PROBLEM DETAILS: Report each line from the entries in which "lgkmcnt" can be found.

▬▬▬▬▬▬▬▬▬▬

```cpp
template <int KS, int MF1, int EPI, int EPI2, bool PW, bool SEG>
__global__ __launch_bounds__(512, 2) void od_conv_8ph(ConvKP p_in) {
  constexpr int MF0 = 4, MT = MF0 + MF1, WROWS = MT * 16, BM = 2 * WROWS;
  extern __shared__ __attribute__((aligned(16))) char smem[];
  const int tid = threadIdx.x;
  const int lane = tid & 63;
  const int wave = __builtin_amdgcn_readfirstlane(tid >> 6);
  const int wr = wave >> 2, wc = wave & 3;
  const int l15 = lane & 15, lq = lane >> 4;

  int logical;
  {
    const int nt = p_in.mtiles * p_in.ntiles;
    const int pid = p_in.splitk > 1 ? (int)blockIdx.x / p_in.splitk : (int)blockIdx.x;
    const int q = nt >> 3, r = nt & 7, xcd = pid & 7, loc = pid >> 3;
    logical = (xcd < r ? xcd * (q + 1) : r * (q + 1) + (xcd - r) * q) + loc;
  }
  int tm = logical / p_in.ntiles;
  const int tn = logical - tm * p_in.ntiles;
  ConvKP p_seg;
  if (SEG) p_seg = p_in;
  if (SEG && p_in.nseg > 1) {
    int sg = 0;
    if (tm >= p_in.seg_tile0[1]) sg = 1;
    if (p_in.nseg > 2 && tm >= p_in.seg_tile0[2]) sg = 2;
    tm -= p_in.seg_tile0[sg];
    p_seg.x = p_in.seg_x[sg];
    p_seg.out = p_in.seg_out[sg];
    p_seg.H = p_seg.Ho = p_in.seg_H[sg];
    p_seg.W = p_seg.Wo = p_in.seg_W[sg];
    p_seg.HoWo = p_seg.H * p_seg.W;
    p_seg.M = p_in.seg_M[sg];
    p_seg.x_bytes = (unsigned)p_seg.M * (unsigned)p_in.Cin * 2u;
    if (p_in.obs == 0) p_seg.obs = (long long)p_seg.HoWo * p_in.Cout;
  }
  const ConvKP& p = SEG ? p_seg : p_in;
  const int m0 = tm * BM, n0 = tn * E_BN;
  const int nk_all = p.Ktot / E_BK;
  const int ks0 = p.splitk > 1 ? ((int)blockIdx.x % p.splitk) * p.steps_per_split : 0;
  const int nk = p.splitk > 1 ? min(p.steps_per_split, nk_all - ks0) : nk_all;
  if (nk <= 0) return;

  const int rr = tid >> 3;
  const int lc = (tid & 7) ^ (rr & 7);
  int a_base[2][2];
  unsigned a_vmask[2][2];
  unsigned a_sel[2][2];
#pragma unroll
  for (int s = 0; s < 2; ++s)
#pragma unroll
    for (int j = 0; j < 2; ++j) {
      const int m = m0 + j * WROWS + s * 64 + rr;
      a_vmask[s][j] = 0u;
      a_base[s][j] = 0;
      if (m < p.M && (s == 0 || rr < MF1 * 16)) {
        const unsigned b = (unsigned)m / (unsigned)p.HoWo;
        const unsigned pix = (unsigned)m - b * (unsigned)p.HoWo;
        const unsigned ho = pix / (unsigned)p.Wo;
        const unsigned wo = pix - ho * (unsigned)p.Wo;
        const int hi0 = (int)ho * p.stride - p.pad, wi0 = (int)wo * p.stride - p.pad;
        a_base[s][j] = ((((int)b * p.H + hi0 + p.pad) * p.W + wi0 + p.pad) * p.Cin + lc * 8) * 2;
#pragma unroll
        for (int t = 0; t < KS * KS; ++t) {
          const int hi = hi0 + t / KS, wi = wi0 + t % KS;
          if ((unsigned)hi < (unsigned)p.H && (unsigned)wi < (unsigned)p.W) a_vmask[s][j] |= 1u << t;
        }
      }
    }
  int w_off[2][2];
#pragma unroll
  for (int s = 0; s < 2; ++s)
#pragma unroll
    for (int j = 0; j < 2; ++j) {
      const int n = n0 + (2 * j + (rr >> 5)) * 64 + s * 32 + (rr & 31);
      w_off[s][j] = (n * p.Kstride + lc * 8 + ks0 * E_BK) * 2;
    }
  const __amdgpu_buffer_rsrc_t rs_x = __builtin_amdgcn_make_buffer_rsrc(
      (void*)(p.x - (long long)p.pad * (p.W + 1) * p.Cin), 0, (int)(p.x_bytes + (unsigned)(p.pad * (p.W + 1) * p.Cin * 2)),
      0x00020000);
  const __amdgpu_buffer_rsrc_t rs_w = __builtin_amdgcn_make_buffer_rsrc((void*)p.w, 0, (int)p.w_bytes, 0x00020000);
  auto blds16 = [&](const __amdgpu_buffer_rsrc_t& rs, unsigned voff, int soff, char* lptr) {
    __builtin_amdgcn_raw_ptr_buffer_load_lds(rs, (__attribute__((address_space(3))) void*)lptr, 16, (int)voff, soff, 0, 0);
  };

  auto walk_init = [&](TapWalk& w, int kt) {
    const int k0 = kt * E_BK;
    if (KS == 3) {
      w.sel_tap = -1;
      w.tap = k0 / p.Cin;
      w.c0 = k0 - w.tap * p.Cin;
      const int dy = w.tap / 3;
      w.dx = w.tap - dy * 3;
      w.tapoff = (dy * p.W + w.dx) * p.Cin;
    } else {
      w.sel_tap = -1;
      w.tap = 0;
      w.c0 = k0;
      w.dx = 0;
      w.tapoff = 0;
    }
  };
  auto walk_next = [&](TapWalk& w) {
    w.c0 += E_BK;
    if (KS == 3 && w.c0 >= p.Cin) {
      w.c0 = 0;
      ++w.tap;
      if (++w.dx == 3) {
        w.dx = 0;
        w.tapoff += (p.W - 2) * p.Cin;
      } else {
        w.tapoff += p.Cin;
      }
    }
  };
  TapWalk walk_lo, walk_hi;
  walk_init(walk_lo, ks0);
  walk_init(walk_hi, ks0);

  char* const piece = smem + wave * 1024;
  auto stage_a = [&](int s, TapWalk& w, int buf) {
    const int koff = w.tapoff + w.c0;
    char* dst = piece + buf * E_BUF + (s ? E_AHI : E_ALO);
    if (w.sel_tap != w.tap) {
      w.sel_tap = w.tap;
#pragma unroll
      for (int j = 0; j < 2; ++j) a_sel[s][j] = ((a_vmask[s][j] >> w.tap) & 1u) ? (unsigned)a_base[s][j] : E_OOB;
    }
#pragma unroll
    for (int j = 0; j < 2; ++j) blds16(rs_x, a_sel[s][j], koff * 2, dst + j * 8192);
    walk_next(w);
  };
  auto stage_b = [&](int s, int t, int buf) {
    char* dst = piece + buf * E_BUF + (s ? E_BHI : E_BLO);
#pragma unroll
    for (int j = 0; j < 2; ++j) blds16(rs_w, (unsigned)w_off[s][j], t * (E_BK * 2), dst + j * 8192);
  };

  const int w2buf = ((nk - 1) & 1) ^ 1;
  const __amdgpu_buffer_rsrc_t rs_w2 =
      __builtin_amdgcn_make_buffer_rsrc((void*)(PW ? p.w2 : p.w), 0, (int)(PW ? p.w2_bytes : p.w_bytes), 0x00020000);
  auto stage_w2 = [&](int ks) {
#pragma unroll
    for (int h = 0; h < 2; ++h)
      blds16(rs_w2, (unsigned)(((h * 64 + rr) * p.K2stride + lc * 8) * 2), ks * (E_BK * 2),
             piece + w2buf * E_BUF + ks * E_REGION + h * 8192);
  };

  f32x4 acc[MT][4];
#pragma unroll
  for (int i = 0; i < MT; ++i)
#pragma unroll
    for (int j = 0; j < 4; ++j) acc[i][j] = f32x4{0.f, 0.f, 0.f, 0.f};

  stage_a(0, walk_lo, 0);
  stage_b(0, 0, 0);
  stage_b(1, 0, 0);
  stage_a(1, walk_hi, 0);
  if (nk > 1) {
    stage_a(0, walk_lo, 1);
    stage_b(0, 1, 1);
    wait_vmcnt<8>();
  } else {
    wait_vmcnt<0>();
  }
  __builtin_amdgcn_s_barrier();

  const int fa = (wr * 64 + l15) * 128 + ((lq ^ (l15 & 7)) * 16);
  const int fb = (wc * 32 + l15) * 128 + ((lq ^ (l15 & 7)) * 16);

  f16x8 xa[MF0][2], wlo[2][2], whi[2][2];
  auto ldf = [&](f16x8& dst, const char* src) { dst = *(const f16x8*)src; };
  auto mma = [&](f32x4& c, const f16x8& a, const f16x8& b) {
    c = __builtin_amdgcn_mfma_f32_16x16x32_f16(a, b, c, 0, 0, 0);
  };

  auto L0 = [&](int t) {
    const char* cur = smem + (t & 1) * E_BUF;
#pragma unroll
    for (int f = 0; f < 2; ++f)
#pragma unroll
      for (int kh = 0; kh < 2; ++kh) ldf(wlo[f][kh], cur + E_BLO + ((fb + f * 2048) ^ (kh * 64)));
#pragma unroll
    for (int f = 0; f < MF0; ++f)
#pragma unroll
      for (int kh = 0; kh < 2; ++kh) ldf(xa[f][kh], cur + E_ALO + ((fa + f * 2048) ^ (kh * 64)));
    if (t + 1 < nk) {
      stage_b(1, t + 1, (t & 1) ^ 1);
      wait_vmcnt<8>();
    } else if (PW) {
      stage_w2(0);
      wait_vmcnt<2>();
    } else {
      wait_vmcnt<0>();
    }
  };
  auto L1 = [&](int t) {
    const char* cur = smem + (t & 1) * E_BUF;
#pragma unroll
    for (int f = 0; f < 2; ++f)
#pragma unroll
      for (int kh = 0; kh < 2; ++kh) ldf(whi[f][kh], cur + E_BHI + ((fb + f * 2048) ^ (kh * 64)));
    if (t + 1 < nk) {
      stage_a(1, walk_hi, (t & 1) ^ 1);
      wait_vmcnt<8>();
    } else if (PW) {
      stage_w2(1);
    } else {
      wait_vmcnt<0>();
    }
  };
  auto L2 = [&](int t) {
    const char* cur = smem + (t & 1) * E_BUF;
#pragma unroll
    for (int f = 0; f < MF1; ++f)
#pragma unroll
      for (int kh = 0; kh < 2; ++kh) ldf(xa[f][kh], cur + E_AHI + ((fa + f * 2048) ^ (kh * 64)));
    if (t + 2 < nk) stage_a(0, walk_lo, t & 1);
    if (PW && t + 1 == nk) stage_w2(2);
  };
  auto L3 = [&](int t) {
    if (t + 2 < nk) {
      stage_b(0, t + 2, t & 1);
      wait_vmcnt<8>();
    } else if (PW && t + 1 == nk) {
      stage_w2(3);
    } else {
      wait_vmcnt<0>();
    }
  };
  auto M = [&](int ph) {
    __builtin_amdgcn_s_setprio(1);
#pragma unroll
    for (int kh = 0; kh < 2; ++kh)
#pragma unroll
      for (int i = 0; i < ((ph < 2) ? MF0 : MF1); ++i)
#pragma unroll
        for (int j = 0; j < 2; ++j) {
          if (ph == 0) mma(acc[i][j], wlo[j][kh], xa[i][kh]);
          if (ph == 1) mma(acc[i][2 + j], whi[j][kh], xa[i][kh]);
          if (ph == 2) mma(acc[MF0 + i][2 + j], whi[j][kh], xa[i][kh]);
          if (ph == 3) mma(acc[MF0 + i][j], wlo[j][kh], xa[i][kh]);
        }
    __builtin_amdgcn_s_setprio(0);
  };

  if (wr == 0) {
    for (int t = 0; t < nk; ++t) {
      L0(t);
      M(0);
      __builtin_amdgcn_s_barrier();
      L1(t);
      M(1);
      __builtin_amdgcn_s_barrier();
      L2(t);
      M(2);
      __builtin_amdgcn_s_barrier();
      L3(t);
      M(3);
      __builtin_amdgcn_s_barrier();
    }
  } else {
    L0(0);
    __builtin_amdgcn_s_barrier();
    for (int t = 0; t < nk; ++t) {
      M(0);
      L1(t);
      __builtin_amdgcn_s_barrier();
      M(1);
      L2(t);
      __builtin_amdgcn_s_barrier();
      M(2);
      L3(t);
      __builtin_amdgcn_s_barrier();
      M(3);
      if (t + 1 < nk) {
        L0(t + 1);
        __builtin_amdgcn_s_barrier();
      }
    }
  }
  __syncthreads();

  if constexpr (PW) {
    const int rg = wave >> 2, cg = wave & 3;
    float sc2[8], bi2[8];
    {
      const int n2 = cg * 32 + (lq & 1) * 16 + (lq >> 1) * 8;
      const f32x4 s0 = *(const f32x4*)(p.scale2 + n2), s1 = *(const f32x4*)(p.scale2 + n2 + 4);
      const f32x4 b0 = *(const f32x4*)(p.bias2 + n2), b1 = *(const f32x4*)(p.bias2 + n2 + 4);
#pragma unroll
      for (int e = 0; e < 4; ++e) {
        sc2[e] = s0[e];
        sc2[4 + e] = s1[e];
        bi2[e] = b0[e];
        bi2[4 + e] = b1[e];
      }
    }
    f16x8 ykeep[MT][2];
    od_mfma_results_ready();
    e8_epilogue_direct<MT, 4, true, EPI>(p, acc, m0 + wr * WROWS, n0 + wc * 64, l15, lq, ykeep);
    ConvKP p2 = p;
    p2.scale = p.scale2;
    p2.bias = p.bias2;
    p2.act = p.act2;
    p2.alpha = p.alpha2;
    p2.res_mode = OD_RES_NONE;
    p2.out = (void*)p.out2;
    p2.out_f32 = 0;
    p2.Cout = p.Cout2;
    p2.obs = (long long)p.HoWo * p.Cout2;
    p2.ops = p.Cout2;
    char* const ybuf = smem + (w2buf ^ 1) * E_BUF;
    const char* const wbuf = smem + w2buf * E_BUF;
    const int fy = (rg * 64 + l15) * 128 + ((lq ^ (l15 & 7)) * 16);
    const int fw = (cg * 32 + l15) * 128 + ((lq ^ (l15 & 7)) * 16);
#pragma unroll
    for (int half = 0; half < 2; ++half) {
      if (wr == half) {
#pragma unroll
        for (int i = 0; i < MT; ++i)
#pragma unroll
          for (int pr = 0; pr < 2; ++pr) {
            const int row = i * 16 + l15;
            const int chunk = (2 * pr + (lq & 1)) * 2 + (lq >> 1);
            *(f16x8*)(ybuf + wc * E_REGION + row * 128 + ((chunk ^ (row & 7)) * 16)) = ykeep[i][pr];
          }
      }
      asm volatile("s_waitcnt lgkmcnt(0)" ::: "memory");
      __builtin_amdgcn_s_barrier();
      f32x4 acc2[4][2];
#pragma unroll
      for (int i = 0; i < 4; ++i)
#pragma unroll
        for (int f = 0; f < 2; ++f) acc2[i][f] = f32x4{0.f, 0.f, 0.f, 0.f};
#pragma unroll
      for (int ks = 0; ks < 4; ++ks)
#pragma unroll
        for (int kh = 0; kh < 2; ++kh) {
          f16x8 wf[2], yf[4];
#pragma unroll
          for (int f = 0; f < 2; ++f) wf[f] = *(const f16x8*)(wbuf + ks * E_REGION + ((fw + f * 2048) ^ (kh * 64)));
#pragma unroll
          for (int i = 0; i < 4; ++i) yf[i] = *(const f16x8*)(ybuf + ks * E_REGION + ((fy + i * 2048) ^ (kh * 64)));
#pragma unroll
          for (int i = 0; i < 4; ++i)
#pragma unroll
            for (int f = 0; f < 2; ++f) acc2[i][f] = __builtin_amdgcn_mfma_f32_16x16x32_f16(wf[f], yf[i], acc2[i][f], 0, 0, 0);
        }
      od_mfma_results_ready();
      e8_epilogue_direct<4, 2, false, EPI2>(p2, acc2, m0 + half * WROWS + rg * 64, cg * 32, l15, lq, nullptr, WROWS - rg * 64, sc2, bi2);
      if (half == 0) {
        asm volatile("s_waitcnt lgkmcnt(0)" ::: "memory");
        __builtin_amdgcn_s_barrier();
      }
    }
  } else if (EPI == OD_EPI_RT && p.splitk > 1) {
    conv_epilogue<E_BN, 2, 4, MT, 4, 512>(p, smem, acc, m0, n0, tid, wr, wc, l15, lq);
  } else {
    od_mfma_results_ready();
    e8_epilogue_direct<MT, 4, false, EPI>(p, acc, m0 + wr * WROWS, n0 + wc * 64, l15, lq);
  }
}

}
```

▬▬▬▬▬▬▬▬▬▬

OUTPUT OF THE TASK:
      asm volatile("s_waitcnt lgkmcnt(0)" ::: "memory");
        asm volatile("s_waitcnt lgkmcnt(0)" ::: "memory");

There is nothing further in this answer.